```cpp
struct KernelArgs {
  long long B;
  int nv, Kd, K, md;
  int n_eq;
  int n_dtasks;
  int n_barriers;
  int cost_batched;
  int max_iter;
  int lds_pitch;
  int rank_deficient;
  int n_free_lead;
  double damping, dt;
  double out_scale;
  const double *J, *e, *cost, *lb, *ub, *Gd, *hd, *c_extra;
  const double *row_gain;
  const double *row_lm;
  const int *dtask_col0;
  const int *dtask_row0;
  const int *dtask_k;
  const int *barrier_rows;
  const double *barrier_safe_gain;
  double *dq;
  int *status;
  int *iters;
  double *H_out, *c_out;
  const uint8_t *active_in;
  uint8_t *active_out;
};


}
```

pink_amd/csrc/ik_sweep.h:

```cpp
#pragma once

#include "ik_common.h"
#include "ik_kernels_packed.h"
#include "ik_stack_rows.h"

#ifdef PINKHIP_SECTION_CLOCK
#ifndef PINKHIP_TICK
static __device__ unsigned long long pinkhip_clock[16];
#define PINKHIP_TICK(k)                                                        \
  do {                                                                         \
    if (clock_on) {                                                            \
      const unsigned long long now_ = __builtin_readcyclecounter();            \
      if (lane == 0) atomicAdd(&pinkhip_clock[k], now_ - clock_prev);          \
      clock_prev = __builtin_readcyclecounter();                               \
    }                                                                          \
  } while (0)
#endif
#else
#ifndef PINKHIP_TICK
#define PINKHIP_TICK(k)
#endif
#endif

#ifndef PINKHIP_SWEEP_COLUMN_CHAINS
#define PINKHIP_SWEEP_COLUMN_CHAINS(NT) 2
#endif

#ifndef PINKHIP_SWEEP_CERT_TOL
#define PINKHIP_SWEEP_CERT_TOL 1e-12
#endif
#ifndef PINKHIP_STACK_DEPTH
#define PINKHIP_STACK_DEPTH 1
#endif
#ifndef PINKHIP_STACK_DEPTH_WIDE
#define PINKHIP_STACK_DEPTH_WIDE 2
#endif
#ifndef PINKHIP_SWEEP_INDEXED_COLUMN
#define PINKHIP_SWEEP_INDEXED_COLUMN 1
#endif
#ifndef PINKHIP_SWEEP_ROUTE_COND
#define PINKHIP_SWEEP_ROUTE_COND 1e8
#endif
#ifndef PINKHIP_SWEEP_PPM
#define PINKHIP_SWEEP_PPM 1
#endif
#ifndef PINKHIP_SWEEP_PPM_CRASH
#define PINKHIP_SWEEP_PPM_CRASH 1
#endif
#ifndef PINKHIP_ROLLOUT_PPM_DENSE
#define PINKHIP_ROLLOUT_PPM_DENSE 0
#endif
#ifndef PINKHIP_ROLLOUT_PPM_VIRTUAL
#define PINKHIP_ROLLOUT_PPM_VIRTUAL 0
#endif
#ifndef PINKHIP_SWEEP_PPM_DENSE
#define PINKHIP_SWEEP_PPM_DENSE 1
#endif
#ifdef PINKHIP_SWEEP_DEBUG_WHY
#define PINKHIP_WHY(k) why = (k) + 10 * status_before
#else
#define PINKHIP_WHY(k)
#endif
#ifndef PINKHIP_SWEEP_PPM_MIN_CURV
#define PINKHIP_SWEEP_PPM_MIN_CURV 1e-5
#endif
#ifndef PINKHIP_SWEEP_PPM_MURTY_AFTER
#define PINKHIP_SWEEP_PPM_MURTY_AFTER(nv) (4 * (nv) + 20)
#endif

#ifndef PINKHIP_SWEEP_DIAG_REGISTER
#define PINKHIP_SWEEP_DIAG_REGISTER(Src) (!Src::kOnTheFly)
#endif
#ifndef PINKHIP_SWEEP_LATE_ADDRESSES
#define PINKHIP_SWEEP_LATE_ADDRESSES(Src) (!Src::kOnTheFly)
#endif
#ifndef PINKHIP_SWEEP_LANE_MASKS
#define PINKHIP_SWEEP_LANE_MASKS(Src) (!Src::kOnTheFly)
#endif

namespace pinkhip {
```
--------------------------------
**What you need to do:** Every entry should be output again exactly as written.

**Result for this exercise:**
```cpp
struct KernelArgs {
  long long B;
  int nv, Kd, K, md;
  int n_eq;
  int n_dtasks;
  int n_barriers;
  int cost_batched;
  int max_iter;
  int lds_pitch;
  int rank_deficient;
  int n_free_lead;
  double damping, dt;
  double out_scale;
  const double *J, *e, *cost, *lb, *ub, *Gd, *hd, *c_extra;
  const double *row_gain;
  const double *row_lm;
  const int *dtask_col0;
  const int *dtask_row0;
  const int *dtask_k;
  const int *barrier_rows;
  const double *barrier_safe_gain;
  double *dq;
  int *status;
  int *iters;
  double *H_out, *c_out;
  const uint8_t *active_in;
  uint8_t *active_out;
};


}
```

pink_amd/csrc/ik_sweep.h:

```cpp
#pragma once

#include "ik_common.h"
#include "ik_kernels_packed.h"
#include "ik_stack_rows.h"

#ifdef PINKHIP_SECTION_CLOCK
#ifndef PINKHIP_TICK
static __device__ unsigned long long pinkhip_clock[16];
#define PINKHIP_TICK(k)                                                        \
  do {                                                                         \
    if (clock_on) {                                                            \
      const unsigned long long now_ = __builtin_readcyclecounter();            \
      if (lane == 0) atomicAdd(&pinkhip_clock[k], now_ - clock_prev);          \
      clock_prev = __builtin_readcyclecounter();                               \
    }                                                                          \
  } while (0)
#endif
#else
#ifndef PINKHIP_TICK
#define PINKHIP_TICK(k)
#endif
#endif

#ifndef PINKHIP_SWEEP_COLUMN_CHAINS
#define PINKHIP_SWEEP_COLUMN_CHAINS(NT) 2
#endif

#ifndef PINKHIP_SWEEP_CERT_TOL
#define PINKHIP_SWEEP_CERT_TOL 1e-12
#endif
#ifndef PINKHIP_STACK_DEPTH
#define PINKHIP_STACK_DEPTH 1
#endif
#ifndef PINKHIP_STACK_DEPTH_WIDE
#define PINKHIP_STACK_DEPTH_WIDE 2
#endif
#ifndef PINKHIP_SWEEP_INDEXED_COLUMN
#define PINKHIP_SWEEP_INDEXED_COLUMN 1
#endif
#ifndef PINKHIP_SWEEP_ROUTE_COND
#define PINKHIP_SWEEP_ROUTE_COND 1e8
#endif
#ifndef PINKHIP_SWEEP_PPM
#define PINKHIP_SWEEP_PPM 1
#endif
#ifndef PINKHIP_SWEEP_PPM_CRASH
#define PINKHIP_SWEEP_PPM_CRASH 1
#endif
#ifndef PINKHIP_ROLLOUT_PPM_DENSE
#define PINKHIP_ROLLOUT_PPM_DENSE 0
#endif
#ifndef PINKHIP_ROLLOUT_PPM_VIRTUAL
#define PINKHIP_ROLLOUT_PPM_VIRTUAL 0
#endif
#ifndef PINKHIP_SWEEP_PPM_DENSE
#define PINKHIP_SWEEP_PPM_DENSE 1
#endif
#ifdef PINKHIP_SWEEP_DEBUG_WHY
#define PINKHIP_WHY(k) why = (k) + 10 * status_before
#else
#define PINKHIP_WHY(k)
#endif
#ifndef PINKHIP_SWEEP_PPM_MIN_CURV
#define PINKHIP_SWEEP_PPM_MIN_CURV 1e-5
#endif
#ifndef PINKHIP_SWEEP_PPM_MURTY_AFTER
#define PINKHIP_SWEEP_PPM_MURTY_AFTER(nv) (4 * (nv) + 20)
#endif

#ifndef PINKHIP_SWEEP_DIAG_REGISTER
#define PINKHIP_SWEEP_DIAG_REGISTER(Src) (!Src::kOnTheFly)
#endif
#ifndef PINKHIP_SWEEP_LATE_ADDRESSES
#define PINKHIP_SWEEP_LATE_ADDRESSES(Src) (!Src::kOnTheFly)
#endif
#ifndef PINKHIP_SWEEP_LANE_MASKS
#define PINKHIP_SWEEP_LANE_MASKS(Src) (!Src::kOnTheFly)
#endif

namespace pinkhip {
```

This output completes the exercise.